Note: the Python code described in this section is less general and slower than the C++ code below. However, Python is a versatile and easy language to use, so I think having two versions can be useful.

For the Double Q-learning paper, I've uploaded some supplementary material, include a Python implementation of the reinforcement learning algorithms Q-learning, Double Q-learning, QV-learning, Sarsa and Expected Sarsa. You can get the code here. This code is part of a larger Python implementation that I have made and that I might upload sometime soon. The code is not really documented, but should be fairly self-explicatory.
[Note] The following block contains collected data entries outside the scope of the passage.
static int aggregate(padne_ctx *ctx, Scratch &sc, const padne_csr *A, int **agg_out, int *n_agg, double *lambda_f = nullptr,
                     double *lambda_plain = nullptr, unsigned char **spos_out = nullptr, int **scol_out = nullptr,
                     float *vals32_out = nullptr, signed char **state_out = nullptr) {
    hipStream_t s = ctx->stream;
    const int n = (int)A->n_rows;
    const double theta2 = kTheta * kTheta;
    signed char *state = nullptr;
    unsigned int *w0 = nullptr, *w1 = nullptr, *w2 = nullptr;
    int *flag = nullptr, *scan = nullptr, *agg0 = nullptr, *agg1 = nullptr, *counter = nullptr;
    PADNE_TRY(sc.alloc(&state, (size_t)n));
    PADNE_TRY(sc.alloc(&w0, (size_t)n));
    PADNE_TRY(sc.alloc(&w1, (size_t)n));
    PADNE_TRY(sc.alloc(&w2, (size_t)n));
    PADNE_TRY(sc.alloc(&flag, (size_t)n + 1));
    PADNE_TRY(sc.alloc(&scan, (size_t)n + 1));
    PADNE_TRY(sc.alloc(&agg0, (size_t)n));
    PADNE_TRY(sc.alloc(&agg1, (size_t)n));
    constexpr int kMaxRounds = 256;
    PADNE_TRY(sc.alloc(&counter, (size_t)2 * kMaxRounds + 4));
    const dim3 g(nblk(n)), b(256);
    const int *srow = A->rowptr;
    int *scol = nullptr;
    PADNE_TRY(sc.alloc(&scol, (size_t)(A->nnz > 0 ? A->nnz : 1)));
    const int n_wt = (n + 63) / 64;
    int gm_x = std::min(2048, (n_wt + 3) / 4 > 0 ? (n_wt + 3) / 4 : 1);
    if (gm_x >= kNumXcd) gm_x -= gm_x % kNumXcd;
    const dim3 gm((unsigned)gm_x);
    double *bound_part = lambda_f != nullptr ? ctx->partials + 6 * kMaxPartials : nullptr;
    double *bound2 = nullptr;
    if (lambda_f != nullptr) PADNE_TRY(sc.alloc(&bound2, 2));
    const bool xw = A->xw_state == 1 && A->xw_run <= 85;
    unsigned char *spos = nullptr;
    if (xw) {
        PADNE_TRY(sc.alloc(&spos, (size_t)A->nnz + kPadNnz));
    }
    static_assert(kPadNnz >= 2 * kMaxRounds + 4, "one grid for everything the start clears");
    hipLaunchKernelGGL(mis_init_words, dim3(nblk(std::max(n, kPadNnz))), b, 0, s, n, w0, state, counter, 2 * kMaxRounds + 4,
                       spos != nullptr ? spos + A->nnz : (unsigned char *)nullptr, kPadNnz);
    hipLaunchKernelGGL(strength_mark, gm, b, 0, s, n, n_wt, A->rowptr, A->cols, A->vals, A->dinv, theta2, scol, bound_part,
                       xw ? A->xw_desc : (const int4 *)nullptr, xw ? (const unsigned char *)A->xw_lidx : (const unsigned char *)nullptr,
                       xw ? A->xw_run : 0, spos, vals32_out);
    PADNE_HIP_CHECK(hipGetLastError());
    const bool long_rows = !xw && n <= 65536 && A->nnz >= 24LL * n;
    auto launch_round = [&](int *open_counter) {
        if (xw) {
            hipLaunchKernelGGL((nbr_max_xw<unsigned int, false>), gm, b, 0, s, n, n_wt, srow, scol, spos, A->xw_desc, A->xw_run,
                               (const unsigned int *)w0, w1, (unsigned int *)nullptr, (signed char *)nullptr, (int *)nullptr);
            hipLaunchKernelGGL((nbr_max_xw<unsigned int, true>), gm, b, 0, s, n, n_wt, srow, scol, spos, A->xw_desc, A->xw_run,
                               (const unsigned int *)w1, (unsigned int *)nullptr, w0, state, open_counter);
        } else if (long_rows) {
            hipLaunchKernelGGL(nbr_max_wpr<unsigned int>, dim3((unsigned)((n + 3) / 4)), b, 0, s, n, srow, (const int *)scol,
                               (const unsigned int *)w0, w1);
            hipLaunchKernelGGL(nbr_max_wpr<unsigned int>, dim3((unsigned)((n + 3) / 4)), b, 0, s, n, srow, (const int *)scol,
                               (const unsigned int *)w1, w2);
            hipLaunchKernelGGL(mis_decide, dim3(std::min<unsigned>(g.x, 1024u)), b, 0, s, n, w0, w2, state, open_counter);
        } else {
            hipLaunchKernelGGL(nbr_max<unsigned int>, gm, b, 0, s, n, n_wt, srow, scol, w0, w1);
            hipLaunchKernelGGL(nbr_max<unsigned int>, gm, b, 0, s, n, n_wt, srow, scol, w1, w2);
            hipLaunchKernelGGL(mis_decide, dim3(std::min<unsigned>(g.x, 1024u)), b, 0, s, n, w0, w2, state, open_counter);
        }
    };
    if (lambda_f != nullptr)
        hipLaunchKernelGGL(fold_max2_kernel, dim3(1), dim3(256), 0, s, (const double *)bound_part,
                           (const double *)(bound_part + kMaxPartials), (int)gm.x, bound2);
    double h_bound2[2] = {0.0, 0.0};
    bool bound_pending = lambda_f != nullptr;
    auto count_back = [&](const int *dev_count, int *host_count) -> int {
        if (!bound_pending) return read_back(ctx, dev_count, sizeof(int), host_count);
        bound_pending = false;
        return read_back2(ctx, dev_count, sizeof(int), host_count, bound2, sizeof(h_bound2), h_bound2);
    };
    int open_count = n;
    int round = 0;
    const bool compact_ok = A->nnz <= 16LL * n;
    const int full_batch = n > 200000 ? 1 : 4;
    while (round < kMaxRounds && open_count > 0 && (!compact_ok || round < 2 || open_count > n / 8)) {
        const int reps = (round == 0 && compact_ok && full_batch < 2) ? 2 : full_batch;
        for (int rep = 0; rep < reps && round < kMaxRounds; ++rep, ++round) {
            launch_round(counter + round);
        }
        PADNE_HIP_CHECK(hipGetLastError());
        PADNE_TRY(count_back(counter + round - 1, &open_count));
    }
    if (open_count > 0) {
        int *list_a = (int *)w1, *list_b = (int *)w2;
        unsigned int *m2 = nullptr;
        PADNE_TRY(sc.alloc(&m2, (size_t)open_count));
        int *counters = counter + kMaxRounds;
        hipLaunchKernelGGL(mis_collect_open, dim3(std::min<unsigned>(g.x, 1024u)), b, 0, s, n, state, list_a, counters);
        PADNE_HIP_CHECK(hipGetLastError());
        int cnt = open_count, cur = 0;
        while (cur + 1 < kMaxRounds && cnt > 0) {
            if (cnt <= kMisTailCap) {
                hipLaunchKernelGGL(mis_tail_rounds, dim3(1), dim3(1024), 0, s, (const int *)(counters + cur), list_a, list_b, srow,
                                   (const int *)scol, w0, state, m2, counters + cur + 1, kMaxRounds - cur - 1);
                PADNE_HIP_CHECK(hipGetLastError());
                ++cur;
                round += kMaxRounds;
                PADNE_TRY(count_back(counters + cur, &cnt));
                break;
            }
            const dim3 gl(nblk(cnt));
            const int batch = 4;
            for (int rep = 0; rep < batch && cur + 1 < kMaxRounds; ++rep, ++round) {
                hipLaunchKernelGGL(mis_two_hop_max, dim3(nblk((long long)cnt * kHopLanes)), b, 0, s, counters + cur, list_a, srow, scol, w0, m2);
                hipLaunchKernelGGL(mis_decide_list, gl, b, 0, s, counters + cur, list_a, m2, w0, state, list_b, counters + cur + 1);
                std::swap(list_a, list_b);
                ++cur;
            }
            PADNE_HIP_CHECK(hipGetLastError());
            PADNE_TRY(count_back(counters + cur, &cnt));
        }
        open_count = cnt;
    }
    PADNE_REQUIRE(open_count == 0, "independent-set rounds did not terminate");
    if (lambda_f != nullptr) {
        if (bound_pending) PADNE_TRY(read_back(ctx, bound2, sizeof(h_bound2), h_bound2));
        double m = h_bound2[0], mp = h_bound2[1];
        if (!(m > 0.0) || !(m < 1e6)) m = 2.0;
        if (!(mp > 0.0) || !(mp < 1e6)) mp = 2.0;
        *lambda_f = m;
        if (lambda_plain != nullptr) *lambda_plain = mp;
    }
    hipLaunchKernelGGL(flag_state, g, b, 0, s, n, state, flag, 1);
    ScanTicket t_roots, t_single;
    long long h_roots[2] = {0, 0}, h_single[2] = {0, 0};
    PADNE_TRY(scan_i32_begin(ctx, flag, scan, n, &t_roots, true));
    hipLaunchKernelGGL(agg_from_roots, g, b, 0, s, n, state, scan, agg0);
    hipLaunchKernelGGL(agg_join, g, b, 0, s, n, srow, scol, A->vals, agg0, agg1);
    hipLaunchKernelGGL(agg_join, g, b, 0, s, n, srow, scol, A->vals, agg1, agg0);
    hipLaunchKernelGGL(flag_unaggregated, g, b, 0, s, n, agg0, flag);
    int rc_scan = scan_i32_begin(ctx, flag, scan, n, &t_single, true);
    if (rc_scan == PADNE_OK && t_roots.bs != nullptr)
        hipLaunchKernelGGL(agg_singletons, g, b, 0, s, n, scan, (const long long *)(t_roots.bs + t_roots.nb), agg0);
    const int rc_roots = scan_i32_end(ctx, &t_roots, h_roots);
    if (rc_scan == PADNE_OK) rc_scan = scan_i32_end(ctx, &t_single, h_single);
    PADNE_TRY(rc_roots);
    PADNE_TRY(rc_scan);
    PADNE_HIP_CHECK(hipGetLastError());
    const long long n_roots = h_roots[0], n_single = h_single[0];
    PADNE_REQUIRE(n_roots >= 0 && n_single >= 0 && n_roots + n_single < 2147483647LL, "aggregate count out of range");
    *agg_out = agg0;
    *n_agg = (int)(n_roots + n_single);
    if (spos_out != nullptr) *spos_out = spos;
    if (scol_out != nullptr) *scol_out = scol;
    if (state_out != nullptr) *state_out = state;
    return PADNE_OK;
}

When you unpack the supplements file, the algorithms and the used domains (a small grid and a roulette simulation) can be found in the file called RL.py. The file Run.py can be used to run an experiment and write various results to a log file. The files Roulette.py and Grid.py use the code to run such experiments. Also included is some code to plot the results. This plotting code requires matplotlib, all the other code only uses standard libraries. The code that can be downloaded now was specifically tailored for the Double Q-learning paper, but it is set up fairly general and can easily be reused for other purposes.

Feel free to use this code, or the more general C++ implementation below. If you find it useful, or you have remarks or questions, please let me know.

C++ Implementations of Some Reinforcement Learning Algorithms

The C++ code that can be downloaded is faster and more general than the Python code from the former section. A few differences include that the Python code as of yet does not have any function approximators implemented, whereas the C++ code features a neural network implementation. Other differences include the presence of Cacla (included in C++, not in Python) and Double Q-learning (included in Python, not in C++). However, these algorithms are fairly easy to include, using the description in the respective papers that can be found in my publications list.

Note: I also have made C++ implementations of the populair Mountain Car benchmark and of the Helicopter benchmark that was used for the reinforcement learning competition. The latter is a C++ adaptation of the original Java code that was used in the competition (see the helicopter domain on the rl-competition website and the RL-library for further documentation and source code). I do not guarantee that the C++ implementation of the helicopter is correct or bugfree, but the two implementations (Java and C++) seem to generate the same trajectories, which seems comforting. If you have interest in the code for any of these benchmarks, feel free to contact me. When I find the time, I might upload them here, but I do not know if or when this will happen.

Download

You can download the code here!

Documentation

For descriptions of the implemented algorithms, see the Short Introduction To Some Reinforcement Learning Algorithms.

At this point there is little documentation on the C++ implementation. It is easiest to view the interface and configuration (for instance, CartPoleInterface.cpp and CartPoleCfg) files to see an example of use. I must warn that there is minimal error handling at this point. Also, there are not many comments in the code. Therefore, if you want to use parts of this implementation, the best way is to view the example and the header files and use these for guidance.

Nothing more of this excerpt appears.